In the records below, tally the lines that contain the word "pointer" and give only that number.
━━━━━━━━━━━━━━━━━━━━━━━━━━━━━━
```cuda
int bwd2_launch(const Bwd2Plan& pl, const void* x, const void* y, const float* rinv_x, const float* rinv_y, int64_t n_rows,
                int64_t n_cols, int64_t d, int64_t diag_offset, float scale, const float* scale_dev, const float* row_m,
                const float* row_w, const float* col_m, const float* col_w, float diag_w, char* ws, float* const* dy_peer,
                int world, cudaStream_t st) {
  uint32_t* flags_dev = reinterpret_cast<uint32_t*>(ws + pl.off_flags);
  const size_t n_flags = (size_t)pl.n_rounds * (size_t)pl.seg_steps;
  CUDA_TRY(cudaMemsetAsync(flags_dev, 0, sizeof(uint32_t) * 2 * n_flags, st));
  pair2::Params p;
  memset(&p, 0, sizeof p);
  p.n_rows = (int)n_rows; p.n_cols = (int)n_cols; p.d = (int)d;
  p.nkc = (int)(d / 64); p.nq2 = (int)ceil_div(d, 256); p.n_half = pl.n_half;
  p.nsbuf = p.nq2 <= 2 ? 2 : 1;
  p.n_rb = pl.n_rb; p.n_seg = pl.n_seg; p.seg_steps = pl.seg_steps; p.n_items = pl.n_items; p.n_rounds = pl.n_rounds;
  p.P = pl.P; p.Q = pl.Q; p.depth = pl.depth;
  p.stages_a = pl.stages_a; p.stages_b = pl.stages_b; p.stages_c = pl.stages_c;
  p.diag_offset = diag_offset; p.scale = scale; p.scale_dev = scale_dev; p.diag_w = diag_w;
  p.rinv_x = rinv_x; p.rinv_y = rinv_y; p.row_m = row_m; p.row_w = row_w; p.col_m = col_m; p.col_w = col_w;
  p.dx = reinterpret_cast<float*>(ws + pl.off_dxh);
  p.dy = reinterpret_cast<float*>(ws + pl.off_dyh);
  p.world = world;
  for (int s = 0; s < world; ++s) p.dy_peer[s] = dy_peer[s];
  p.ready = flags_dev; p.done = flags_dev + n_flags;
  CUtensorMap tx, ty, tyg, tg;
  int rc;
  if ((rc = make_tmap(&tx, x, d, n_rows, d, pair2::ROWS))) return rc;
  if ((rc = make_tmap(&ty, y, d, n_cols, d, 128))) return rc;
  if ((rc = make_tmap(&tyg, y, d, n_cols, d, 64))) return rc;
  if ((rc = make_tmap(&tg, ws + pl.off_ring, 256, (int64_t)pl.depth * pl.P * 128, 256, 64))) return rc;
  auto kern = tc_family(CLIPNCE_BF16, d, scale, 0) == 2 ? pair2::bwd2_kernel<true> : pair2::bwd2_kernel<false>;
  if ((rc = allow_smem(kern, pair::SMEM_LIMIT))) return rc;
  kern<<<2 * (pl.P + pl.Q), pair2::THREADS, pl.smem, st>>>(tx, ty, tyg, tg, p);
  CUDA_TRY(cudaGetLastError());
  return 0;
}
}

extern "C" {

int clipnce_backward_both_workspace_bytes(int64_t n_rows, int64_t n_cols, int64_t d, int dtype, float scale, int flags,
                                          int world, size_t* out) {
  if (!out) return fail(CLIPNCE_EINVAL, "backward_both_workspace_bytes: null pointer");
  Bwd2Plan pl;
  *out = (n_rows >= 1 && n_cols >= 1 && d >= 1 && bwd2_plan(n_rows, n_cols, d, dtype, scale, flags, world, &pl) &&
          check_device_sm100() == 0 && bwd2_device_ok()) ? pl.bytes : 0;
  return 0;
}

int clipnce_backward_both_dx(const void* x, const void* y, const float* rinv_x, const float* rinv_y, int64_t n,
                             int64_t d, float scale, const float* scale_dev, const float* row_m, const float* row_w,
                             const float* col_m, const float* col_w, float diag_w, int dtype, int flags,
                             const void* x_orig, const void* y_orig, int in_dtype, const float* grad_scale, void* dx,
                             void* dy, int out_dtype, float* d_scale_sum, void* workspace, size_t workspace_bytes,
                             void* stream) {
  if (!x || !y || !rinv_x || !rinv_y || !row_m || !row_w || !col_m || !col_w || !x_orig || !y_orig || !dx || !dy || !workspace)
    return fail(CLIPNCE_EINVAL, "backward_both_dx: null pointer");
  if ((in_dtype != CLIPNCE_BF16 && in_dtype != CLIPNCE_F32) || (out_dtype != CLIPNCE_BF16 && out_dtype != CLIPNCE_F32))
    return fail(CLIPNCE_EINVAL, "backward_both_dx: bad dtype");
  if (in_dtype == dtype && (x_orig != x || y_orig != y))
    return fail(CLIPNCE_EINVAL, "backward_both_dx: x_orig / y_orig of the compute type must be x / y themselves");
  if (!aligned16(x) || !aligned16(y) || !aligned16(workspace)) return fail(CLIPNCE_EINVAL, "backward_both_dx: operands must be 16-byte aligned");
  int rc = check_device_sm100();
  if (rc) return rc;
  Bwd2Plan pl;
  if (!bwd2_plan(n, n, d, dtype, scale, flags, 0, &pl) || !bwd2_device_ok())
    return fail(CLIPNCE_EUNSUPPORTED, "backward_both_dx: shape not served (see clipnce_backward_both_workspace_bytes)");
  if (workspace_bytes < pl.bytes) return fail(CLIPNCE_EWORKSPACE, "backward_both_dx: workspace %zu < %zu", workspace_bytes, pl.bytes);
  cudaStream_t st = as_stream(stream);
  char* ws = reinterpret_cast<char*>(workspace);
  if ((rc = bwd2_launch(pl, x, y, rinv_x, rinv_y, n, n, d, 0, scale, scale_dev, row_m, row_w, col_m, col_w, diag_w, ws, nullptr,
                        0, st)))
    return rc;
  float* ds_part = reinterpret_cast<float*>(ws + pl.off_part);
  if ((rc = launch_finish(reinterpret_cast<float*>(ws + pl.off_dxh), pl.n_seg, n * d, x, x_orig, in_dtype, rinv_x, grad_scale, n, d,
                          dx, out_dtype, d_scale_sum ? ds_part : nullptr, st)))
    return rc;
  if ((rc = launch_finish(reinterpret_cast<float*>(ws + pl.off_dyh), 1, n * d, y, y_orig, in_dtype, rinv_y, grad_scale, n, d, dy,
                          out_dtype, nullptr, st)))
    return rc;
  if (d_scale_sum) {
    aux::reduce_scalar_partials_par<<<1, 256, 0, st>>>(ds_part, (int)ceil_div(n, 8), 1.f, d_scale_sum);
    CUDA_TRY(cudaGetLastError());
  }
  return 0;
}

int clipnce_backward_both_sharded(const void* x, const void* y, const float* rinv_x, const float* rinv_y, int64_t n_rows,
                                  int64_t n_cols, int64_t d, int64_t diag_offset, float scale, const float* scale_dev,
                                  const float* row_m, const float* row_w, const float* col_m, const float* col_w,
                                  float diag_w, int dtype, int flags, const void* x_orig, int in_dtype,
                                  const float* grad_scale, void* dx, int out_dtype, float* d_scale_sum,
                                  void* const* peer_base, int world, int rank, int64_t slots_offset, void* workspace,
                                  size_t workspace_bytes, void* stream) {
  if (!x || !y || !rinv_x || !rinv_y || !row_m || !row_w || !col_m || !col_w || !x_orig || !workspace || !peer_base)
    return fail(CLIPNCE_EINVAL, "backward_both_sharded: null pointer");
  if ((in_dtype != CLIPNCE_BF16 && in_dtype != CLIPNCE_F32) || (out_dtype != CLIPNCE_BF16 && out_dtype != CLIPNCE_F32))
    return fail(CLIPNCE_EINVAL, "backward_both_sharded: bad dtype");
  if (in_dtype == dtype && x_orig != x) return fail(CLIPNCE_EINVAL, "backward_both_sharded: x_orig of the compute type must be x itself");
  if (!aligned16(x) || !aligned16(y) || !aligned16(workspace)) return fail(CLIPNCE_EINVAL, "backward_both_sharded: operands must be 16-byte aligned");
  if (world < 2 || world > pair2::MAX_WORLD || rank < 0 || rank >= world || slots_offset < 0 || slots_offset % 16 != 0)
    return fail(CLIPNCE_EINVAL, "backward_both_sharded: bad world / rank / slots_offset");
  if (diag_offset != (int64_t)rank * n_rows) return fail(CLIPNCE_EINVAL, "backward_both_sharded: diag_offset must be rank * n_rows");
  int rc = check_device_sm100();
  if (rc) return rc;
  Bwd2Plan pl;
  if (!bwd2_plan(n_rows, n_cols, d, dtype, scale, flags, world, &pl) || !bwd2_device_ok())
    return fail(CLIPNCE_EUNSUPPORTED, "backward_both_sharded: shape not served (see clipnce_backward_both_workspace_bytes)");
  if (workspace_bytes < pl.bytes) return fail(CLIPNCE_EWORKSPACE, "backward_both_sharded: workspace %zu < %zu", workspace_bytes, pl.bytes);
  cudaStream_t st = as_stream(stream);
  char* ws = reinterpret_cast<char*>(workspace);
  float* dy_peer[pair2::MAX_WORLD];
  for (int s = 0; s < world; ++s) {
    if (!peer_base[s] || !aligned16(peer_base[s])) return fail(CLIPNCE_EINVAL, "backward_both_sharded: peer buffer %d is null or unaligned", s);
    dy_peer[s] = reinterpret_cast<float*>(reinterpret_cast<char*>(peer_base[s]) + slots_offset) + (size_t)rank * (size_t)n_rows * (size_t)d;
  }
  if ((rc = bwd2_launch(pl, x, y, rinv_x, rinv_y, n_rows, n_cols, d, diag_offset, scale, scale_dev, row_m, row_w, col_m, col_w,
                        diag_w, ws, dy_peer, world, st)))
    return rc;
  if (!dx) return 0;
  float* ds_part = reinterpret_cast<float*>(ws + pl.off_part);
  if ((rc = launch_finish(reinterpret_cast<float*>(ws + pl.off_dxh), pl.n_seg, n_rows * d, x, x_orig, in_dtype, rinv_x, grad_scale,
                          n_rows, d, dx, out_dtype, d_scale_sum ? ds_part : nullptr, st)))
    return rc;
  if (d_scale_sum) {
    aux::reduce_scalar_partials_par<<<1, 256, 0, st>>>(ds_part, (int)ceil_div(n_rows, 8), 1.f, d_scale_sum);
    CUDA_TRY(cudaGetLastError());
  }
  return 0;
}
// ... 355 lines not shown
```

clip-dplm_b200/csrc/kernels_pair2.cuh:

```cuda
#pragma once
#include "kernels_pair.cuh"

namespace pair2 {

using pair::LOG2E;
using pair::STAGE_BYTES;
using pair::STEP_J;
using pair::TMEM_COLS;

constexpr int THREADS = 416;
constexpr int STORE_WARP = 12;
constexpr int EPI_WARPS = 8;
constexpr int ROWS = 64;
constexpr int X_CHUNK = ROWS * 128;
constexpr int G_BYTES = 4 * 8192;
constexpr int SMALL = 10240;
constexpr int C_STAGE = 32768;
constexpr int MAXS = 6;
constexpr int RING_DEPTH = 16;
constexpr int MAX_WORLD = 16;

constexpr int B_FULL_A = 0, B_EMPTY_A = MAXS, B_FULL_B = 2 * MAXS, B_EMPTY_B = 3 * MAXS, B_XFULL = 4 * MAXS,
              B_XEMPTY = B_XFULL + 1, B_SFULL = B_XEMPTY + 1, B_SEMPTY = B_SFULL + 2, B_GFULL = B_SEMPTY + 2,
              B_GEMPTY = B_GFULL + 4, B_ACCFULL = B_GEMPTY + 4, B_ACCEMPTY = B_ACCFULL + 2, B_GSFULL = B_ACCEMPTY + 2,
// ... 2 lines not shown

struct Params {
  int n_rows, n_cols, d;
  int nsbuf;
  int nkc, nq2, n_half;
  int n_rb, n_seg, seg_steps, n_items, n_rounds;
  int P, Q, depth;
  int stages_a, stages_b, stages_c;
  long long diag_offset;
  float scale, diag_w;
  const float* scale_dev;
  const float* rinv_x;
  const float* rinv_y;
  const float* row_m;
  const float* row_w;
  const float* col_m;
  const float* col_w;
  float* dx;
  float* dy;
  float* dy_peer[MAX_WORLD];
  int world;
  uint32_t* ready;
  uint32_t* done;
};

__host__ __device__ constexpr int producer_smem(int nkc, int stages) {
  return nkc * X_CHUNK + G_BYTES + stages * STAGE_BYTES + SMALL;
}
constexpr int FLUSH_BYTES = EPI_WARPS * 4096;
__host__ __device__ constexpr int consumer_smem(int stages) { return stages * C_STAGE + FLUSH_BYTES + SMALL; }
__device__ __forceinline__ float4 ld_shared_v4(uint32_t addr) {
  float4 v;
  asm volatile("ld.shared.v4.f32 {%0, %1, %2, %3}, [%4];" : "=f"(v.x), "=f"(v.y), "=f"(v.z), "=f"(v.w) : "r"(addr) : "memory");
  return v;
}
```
━━━━━━━━━━━━━━━━━━━━━━━━━━━━━━
→ Output for this task
3